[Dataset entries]
● ● ●

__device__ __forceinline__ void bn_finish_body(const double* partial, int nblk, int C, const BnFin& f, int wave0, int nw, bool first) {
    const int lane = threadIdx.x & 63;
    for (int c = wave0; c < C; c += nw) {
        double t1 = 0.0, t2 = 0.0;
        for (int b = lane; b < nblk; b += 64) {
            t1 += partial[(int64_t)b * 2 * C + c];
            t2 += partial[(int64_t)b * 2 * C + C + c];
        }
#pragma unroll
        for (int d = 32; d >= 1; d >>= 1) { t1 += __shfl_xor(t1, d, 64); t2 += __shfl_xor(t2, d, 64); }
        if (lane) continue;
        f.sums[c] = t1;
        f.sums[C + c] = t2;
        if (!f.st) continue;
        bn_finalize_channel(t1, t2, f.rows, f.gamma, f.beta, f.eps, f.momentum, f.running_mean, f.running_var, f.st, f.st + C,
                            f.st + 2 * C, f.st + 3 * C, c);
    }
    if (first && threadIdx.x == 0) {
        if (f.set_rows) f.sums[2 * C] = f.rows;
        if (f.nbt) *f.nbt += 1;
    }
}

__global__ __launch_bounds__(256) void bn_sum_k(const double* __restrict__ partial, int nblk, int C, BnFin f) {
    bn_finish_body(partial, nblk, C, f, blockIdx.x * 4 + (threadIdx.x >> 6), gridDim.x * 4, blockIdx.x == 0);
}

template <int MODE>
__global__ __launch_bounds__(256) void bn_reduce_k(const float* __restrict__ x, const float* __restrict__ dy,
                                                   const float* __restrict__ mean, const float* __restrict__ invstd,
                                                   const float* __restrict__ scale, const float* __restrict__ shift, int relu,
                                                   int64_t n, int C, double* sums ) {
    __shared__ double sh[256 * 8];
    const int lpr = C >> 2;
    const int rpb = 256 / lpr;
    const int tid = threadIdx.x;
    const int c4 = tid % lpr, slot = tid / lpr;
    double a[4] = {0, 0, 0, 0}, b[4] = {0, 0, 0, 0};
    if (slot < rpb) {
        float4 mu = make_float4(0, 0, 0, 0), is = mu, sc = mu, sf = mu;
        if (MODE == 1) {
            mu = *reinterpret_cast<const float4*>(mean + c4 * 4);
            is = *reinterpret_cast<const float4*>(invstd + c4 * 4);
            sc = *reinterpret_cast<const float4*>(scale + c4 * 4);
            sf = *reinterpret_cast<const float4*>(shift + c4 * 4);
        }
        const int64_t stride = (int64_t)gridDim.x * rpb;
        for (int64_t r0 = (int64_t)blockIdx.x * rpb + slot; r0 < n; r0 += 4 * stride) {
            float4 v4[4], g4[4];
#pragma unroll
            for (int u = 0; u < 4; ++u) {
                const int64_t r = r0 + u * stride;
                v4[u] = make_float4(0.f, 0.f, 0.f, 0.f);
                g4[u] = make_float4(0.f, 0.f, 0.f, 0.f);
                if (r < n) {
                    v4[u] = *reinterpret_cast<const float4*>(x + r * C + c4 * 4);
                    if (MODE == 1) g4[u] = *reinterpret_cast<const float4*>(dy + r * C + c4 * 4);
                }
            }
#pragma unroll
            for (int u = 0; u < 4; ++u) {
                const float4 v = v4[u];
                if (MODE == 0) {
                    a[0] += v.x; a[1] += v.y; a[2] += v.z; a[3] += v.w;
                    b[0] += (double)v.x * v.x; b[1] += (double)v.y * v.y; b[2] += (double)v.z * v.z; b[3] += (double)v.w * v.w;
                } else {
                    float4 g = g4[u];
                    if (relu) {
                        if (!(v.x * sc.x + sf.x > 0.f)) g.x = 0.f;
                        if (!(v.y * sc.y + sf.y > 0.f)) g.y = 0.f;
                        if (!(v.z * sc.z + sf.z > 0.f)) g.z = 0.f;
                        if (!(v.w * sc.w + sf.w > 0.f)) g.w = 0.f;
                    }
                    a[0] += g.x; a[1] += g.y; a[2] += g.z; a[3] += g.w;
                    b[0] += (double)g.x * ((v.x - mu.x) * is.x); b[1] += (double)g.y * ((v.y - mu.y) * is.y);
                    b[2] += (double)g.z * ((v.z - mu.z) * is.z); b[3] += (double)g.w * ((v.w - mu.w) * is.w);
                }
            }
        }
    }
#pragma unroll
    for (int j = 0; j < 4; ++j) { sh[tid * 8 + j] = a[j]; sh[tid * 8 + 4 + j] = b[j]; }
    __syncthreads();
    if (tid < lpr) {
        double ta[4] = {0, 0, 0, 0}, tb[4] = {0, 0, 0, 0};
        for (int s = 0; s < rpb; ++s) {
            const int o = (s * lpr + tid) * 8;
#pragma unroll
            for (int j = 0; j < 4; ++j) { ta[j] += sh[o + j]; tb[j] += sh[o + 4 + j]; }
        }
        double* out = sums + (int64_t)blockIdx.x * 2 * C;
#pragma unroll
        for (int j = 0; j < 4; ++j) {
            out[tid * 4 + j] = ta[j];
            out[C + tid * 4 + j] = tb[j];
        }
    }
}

● ● ●

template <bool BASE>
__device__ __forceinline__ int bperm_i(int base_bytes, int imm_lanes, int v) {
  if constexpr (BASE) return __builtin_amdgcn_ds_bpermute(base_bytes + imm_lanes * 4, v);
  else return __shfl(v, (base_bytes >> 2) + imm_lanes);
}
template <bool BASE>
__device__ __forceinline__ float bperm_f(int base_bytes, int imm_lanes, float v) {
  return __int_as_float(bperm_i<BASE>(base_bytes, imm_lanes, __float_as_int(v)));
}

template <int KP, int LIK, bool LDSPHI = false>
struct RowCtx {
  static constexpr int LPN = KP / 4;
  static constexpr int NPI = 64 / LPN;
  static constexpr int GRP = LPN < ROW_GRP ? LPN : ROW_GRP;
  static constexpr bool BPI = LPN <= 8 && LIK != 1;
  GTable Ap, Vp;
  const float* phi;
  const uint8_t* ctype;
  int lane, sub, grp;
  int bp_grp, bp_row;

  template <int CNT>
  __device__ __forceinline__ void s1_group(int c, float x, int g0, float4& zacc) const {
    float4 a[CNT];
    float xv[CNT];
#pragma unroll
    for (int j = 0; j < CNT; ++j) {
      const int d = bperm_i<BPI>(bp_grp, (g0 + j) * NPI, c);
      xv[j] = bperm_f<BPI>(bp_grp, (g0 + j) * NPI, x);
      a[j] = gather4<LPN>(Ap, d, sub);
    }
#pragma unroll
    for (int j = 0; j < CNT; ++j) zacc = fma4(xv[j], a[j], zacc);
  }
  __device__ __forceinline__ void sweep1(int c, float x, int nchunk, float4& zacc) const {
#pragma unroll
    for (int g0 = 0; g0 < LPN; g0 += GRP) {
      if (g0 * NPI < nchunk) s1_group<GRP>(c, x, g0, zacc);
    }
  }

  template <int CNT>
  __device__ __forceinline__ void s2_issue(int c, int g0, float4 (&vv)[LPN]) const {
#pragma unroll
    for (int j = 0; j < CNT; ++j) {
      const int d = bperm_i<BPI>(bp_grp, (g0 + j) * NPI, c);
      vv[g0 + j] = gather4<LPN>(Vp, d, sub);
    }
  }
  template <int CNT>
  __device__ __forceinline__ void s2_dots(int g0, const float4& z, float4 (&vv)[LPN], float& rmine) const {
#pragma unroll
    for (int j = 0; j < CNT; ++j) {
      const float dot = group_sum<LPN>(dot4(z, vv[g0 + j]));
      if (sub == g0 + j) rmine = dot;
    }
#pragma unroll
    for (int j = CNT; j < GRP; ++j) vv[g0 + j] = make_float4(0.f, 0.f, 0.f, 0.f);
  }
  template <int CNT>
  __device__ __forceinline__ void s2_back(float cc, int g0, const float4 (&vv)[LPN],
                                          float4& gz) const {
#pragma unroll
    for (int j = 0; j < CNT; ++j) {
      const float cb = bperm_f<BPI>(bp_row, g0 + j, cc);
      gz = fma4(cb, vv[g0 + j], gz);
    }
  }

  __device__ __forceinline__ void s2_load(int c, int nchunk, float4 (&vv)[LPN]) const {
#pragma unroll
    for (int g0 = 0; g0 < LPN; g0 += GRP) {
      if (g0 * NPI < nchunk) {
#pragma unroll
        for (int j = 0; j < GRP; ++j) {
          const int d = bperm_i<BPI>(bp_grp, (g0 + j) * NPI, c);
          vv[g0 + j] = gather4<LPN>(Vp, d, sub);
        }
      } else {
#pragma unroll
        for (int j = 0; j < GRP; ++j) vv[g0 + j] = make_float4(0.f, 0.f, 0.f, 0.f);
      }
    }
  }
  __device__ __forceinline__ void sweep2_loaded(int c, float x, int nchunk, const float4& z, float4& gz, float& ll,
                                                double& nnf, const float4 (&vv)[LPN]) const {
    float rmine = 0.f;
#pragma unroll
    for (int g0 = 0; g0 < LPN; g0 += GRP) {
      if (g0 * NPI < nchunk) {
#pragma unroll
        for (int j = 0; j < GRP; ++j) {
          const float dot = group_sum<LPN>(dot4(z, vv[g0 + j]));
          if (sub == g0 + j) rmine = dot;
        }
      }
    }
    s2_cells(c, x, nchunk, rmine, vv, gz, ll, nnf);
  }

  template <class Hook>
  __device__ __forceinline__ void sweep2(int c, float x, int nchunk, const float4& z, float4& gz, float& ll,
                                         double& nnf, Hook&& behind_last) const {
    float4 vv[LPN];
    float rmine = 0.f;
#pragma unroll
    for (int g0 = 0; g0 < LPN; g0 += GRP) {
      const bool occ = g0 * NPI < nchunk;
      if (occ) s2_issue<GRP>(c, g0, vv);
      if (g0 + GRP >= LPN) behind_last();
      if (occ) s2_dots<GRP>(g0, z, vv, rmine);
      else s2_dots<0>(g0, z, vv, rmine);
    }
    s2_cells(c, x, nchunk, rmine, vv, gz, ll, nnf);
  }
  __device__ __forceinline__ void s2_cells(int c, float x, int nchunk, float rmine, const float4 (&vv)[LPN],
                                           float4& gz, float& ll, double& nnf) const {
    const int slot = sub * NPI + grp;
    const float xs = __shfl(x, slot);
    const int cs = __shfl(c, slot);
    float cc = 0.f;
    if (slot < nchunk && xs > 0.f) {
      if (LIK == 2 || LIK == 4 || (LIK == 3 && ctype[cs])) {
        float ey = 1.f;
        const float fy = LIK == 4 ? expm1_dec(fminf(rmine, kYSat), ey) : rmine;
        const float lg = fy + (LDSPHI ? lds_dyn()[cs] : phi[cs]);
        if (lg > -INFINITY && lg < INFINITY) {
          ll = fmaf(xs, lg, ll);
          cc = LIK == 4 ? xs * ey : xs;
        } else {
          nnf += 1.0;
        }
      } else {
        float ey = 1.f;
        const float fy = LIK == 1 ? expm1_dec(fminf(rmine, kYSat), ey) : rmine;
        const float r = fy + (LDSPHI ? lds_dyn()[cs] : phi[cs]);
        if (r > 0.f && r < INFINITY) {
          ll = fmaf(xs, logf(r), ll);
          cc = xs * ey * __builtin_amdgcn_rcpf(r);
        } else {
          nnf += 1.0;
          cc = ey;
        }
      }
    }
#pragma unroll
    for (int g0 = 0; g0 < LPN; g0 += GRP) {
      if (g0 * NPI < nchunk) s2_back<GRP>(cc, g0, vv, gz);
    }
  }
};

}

● ● ●

**What to produce:** From the records above, repeat exactly the lines from the one with "void bn_finish_body(const double*" through the one with "if (f.set_rows) f.sums[2", both included.

**Exercise output:**
__device__ __forceinline__ void bn_finish_body(const double* partial, int nblk, int C, const BnFin& f, int wave0, int nw, bool first) {
    const int lane = threadIdx.x & 63;
    for (int c = wave0; c < C; c += nw) {
        double t1 = 0.0, t2 = 0.0;
        for (int b = lane; b < nblk; b += 64) {
            t1 += partial[(int64_t)b * 2 * C + c];
            t2 += partial[(int64_t)b * 2 * C + C + c];
        }
#pragma unroll
        for (int d = 32; d >= 1; d >>= 1) { t1 += __shfl_xor(t1, d, 64); t2 += __shfl_xor(t2, d, 64); }
        if (lane) continue;
        f.sums[c] = t1;
        f.sums[C + c] = t2;
        if (!f.st) continue;
        bn_finalize_channel(t1, t2, f.rows, f.gamma, f.beta, f.eps, f.momentum, f.running_mean, f.running_var, f.st, f.st + C,
                            f.st + 2 * C, f.st + 3 * C, c);
    }
    if (first && threadIdx.x == 0) {
        if (f.set_rows) f.sums[2 * C] = f.rows;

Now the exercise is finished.